WHAT IS NEEDED -> When a line in the entries below contains "hipFree", tally it; give the tally with nothing added.

EXTRACTED INFORMATION ->
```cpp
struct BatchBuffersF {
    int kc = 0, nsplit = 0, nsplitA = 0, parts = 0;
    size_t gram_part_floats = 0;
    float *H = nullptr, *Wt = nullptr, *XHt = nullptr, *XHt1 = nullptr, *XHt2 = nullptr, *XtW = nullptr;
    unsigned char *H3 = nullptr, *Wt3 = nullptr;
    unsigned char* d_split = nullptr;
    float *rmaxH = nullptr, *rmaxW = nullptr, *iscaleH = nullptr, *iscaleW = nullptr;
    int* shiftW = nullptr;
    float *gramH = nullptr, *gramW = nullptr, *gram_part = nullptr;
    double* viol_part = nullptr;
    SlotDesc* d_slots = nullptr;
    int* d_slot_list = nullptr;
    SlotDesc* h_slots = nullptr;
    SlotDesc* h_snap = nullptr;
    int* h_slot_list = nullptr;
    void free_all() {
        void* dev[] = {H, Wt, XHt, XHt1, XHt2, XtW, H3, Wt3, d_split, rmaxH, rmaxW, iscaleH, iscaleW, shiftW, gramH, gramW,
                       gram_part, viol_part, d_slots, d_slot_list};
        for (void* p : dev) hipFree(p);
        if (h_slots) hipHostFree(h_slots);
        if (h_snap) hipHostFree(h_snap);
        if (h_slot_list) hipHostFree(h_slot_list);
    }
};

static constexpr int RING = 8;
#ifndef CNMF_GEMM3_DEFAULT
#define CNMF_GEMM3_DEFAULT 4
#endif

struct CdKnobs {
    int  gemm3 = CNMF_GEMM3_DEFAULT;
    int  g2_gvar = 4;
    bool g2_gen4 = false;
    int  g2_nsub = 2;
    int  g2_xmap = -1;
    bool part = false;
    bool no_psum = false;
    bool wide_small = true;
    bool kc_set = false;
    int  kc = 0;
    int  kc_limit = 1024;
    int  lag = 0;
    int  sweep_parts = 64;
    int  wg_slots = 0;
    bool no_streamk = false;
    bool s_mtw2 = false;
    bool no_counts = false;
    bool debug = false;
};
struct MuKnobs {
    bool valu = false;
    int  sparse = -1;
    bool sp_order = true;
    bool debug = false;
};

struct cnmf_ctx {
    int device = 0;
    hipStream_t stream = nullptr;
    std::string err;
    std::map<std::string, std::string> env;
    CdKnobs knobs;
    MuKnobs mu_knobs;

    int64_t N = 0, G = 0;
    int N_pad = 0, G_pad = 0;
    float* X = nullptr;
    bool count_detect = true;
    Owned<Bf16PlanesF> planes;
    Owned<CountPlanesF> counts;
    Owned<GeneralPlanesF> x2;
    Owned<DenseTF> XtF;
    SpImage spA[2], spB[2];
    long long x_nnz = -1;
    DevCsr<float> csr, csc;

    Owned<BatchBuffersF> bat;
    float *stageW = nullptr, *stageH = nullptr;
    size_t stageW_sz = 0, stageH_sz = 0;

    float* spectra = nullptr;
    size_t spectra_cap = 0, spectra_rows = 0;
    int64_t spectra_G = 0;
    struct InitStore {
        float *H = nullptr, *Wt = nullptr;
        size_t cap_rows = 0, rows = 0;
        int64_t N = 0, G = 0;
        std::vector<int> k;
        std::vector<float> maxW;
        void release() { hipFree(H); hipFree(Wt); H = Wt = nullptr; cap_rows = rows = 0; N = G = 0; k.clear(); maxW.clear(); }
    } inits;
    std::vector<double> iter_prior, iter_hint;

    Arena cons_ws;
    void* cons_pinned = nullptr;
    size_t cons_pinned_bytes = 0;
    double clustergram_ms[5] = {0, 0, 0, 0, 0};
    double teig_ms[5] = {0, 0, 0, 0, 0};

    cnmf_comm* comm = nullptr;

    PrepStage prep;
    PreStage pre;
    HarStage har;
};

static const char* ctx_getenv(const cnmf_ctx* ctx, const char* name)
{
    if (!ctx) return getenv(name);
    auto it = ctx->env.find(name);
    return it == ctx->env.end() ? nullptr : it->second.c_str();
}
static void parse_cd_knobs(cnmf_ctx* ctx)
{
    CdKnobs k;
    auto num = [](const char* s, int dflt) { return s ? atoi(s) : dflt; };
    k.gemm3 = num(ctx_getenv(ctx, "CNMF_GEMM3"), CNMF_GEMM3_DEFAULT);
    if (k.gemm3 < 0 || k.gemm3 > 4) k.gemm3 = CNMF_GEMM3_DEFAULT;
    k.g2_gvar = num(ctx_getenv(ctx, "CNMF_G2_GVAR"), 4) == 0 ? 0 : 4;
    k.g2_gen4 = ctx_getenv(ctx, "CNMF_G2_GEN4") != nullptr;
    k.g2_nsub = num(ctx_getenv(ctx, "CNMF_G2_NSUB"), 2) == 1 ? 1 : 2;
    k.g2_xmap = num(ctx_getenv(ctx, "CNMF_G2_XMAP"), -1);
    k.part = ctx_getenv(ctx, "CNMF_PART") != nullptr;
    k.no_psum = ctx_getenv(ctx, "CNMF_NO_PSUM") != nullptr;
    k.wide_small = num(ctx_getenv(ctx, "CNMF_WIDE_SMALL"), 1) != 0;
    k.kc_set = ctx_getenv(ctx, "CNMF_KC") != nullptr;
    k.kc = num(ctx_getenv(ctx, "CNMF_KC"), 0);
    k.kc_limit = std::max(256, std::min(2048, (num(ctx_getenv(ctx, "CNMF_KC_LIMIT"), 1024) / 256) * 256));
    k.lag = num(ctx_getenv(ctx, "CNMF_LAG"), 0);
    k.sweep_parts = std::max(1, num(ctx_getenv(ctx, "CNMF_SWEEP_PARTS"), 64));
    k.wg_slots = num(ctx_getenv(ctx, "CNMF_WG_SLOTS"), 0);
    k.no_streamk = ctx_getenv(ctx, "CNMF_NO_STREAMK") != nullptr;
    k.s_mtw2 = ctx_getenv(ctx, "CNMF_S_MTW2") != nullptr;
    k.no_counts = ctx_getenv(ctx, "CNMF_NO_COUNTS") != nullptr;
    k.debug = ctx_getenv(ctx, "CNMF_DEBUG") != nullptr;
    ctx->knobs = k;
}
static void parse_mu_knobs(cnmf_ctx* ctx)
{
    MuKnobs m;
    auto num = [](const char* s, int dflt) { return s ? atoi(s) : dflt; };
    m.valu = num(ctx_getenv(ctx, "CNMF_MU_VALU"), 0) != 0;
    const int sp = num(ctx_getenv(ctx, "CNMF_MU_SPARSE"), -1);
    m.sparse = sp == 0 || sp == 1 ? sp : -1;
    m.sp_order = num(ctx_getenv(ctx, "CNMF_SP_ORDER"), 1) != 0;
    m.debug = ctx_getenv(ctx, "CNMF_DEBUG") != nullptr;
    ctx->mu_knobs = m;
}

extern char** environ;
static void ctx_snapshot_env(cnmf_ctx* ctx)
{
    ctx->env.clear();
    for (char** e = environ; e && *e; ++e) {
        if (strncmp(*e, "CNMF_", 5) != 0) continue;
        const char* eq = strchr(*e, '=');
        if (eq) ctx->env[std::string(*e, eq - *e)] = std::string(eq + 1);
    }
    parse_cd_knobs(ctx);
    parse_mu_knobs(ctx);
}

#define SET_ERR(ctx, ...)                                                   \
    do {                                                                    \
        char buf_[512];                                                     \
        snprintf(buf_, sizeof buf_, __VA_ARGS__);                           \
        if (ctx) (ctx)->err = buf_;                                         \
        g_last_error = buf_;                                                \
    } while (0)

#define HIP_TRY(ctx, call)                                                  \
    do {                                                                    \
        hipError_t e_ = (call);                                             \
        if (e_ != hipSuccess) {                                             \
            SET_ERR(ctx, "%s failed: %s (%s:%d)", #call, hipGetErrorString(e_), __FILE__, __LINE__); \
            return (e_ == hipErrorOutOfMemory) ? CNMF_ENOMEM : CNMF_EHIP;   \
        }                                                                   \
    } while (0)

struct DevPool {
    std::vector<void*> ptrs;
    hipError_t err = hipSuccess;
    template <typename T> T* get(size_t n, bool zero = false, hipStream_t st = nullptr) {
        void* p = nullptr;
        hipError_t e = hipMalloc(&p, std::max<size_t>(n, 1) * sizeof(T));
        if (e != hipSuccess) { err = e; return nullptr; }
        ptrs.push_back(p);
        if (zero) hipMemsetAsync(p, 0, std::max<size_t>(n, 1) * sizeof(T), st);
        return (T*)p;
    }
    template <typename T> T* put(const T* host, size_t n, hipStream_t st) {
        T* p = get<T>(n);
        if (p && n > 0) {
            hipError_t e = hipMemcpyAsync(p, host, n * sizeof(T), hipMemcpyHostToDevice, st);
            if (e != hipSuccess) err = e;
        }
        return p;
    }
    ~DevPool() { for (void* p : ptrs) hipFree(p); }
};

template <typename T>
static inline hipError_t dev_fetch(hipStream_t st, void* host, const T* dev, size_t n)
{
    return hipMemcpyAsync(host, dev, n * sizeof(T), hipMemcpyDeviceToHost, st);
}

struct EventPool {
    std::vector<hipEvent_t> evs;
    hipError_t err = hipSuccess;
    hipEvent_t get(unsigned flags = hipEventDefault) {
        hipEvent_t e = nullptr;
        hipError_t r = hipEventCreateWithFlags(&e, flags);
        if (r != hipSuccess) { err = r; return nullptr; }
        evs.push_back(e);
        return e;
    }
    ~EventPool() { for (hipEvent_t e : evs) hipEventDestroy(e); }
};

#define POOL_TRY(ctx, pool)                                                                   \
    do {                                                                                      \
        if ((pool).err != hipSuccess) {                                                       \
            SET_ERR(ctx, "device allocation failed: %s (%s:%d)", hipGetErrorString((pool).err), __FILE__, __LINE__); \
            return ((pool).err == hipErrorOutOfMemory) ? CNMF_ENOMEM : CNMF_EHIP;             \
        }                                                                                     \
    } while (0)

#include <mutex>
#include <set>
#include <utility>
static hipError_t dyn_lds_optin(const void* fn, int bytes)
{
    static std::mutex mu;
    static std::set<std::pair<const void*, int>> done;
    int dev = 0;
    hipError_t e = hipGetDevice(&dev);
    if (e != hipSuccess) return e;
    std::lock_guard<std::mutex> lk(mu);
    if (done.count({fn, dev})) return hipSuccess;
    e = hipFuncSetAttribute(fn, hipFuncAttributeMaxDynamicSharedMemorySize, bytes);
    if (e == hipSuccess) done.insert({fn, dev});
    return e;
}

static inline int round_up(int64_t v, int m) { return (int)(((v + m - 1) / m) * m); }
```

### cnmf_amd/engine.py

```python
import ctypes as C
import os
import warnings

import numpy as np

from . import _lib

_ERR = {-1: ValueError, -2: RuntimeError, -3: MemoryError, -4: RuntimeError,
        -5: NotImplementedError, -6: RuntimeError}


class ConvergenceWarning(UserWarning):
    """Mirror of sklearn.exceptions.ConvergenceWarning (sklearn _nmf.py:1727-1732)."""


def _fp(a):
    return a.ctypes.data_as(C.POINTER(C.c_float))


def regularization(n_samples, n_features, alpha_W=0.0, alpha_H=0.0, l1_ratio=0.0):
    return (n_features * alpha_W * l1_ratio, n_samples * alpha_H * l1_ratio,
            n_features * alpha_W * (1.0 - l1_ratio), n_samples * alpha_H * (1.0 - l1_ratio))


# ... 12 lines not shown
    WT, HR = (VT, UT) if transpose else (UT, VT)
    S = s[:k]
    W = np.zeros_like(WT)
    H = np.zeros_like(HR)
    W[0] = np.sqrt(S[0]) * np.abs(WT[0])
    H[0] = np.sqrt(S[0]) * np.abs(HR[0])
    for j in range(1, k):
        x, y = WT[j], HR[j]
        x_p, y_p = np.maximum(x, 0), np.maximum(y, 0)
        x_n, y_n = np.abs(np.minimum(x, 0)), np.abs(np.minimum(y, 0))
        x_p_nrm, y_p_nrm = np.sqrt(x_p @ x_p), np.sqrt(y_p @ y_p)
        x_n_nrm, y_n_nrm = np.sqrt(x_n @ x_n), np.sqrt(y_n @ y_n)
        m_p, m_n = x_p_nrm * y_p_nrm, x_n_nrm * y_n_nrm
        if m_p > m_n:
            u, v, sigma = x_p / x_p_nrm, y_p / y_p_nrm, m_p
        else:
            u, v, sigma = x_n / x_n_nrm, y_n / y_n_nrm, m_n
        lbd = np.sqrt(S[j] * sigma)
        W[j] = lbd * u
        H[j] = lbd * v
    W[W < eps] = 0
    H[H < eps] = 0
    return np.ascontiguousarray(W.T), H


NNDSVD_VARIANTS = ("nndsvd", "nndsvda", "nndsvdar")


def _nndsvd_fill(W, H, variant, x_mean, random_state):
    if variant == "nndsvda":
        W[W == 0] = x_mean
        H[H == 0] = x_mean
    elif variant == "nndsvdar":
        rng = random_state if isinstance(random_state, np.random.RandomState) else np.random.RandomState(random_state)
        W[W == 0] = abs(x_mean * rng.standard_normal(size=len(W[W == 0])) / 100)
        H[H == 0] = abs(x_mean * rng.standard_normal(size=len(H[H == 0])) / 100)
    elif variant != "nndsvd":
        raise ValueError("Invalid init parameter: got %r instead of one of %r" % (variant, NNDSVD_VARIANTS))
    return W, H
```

SOLUTION FOR THIS EXERCISE -> 3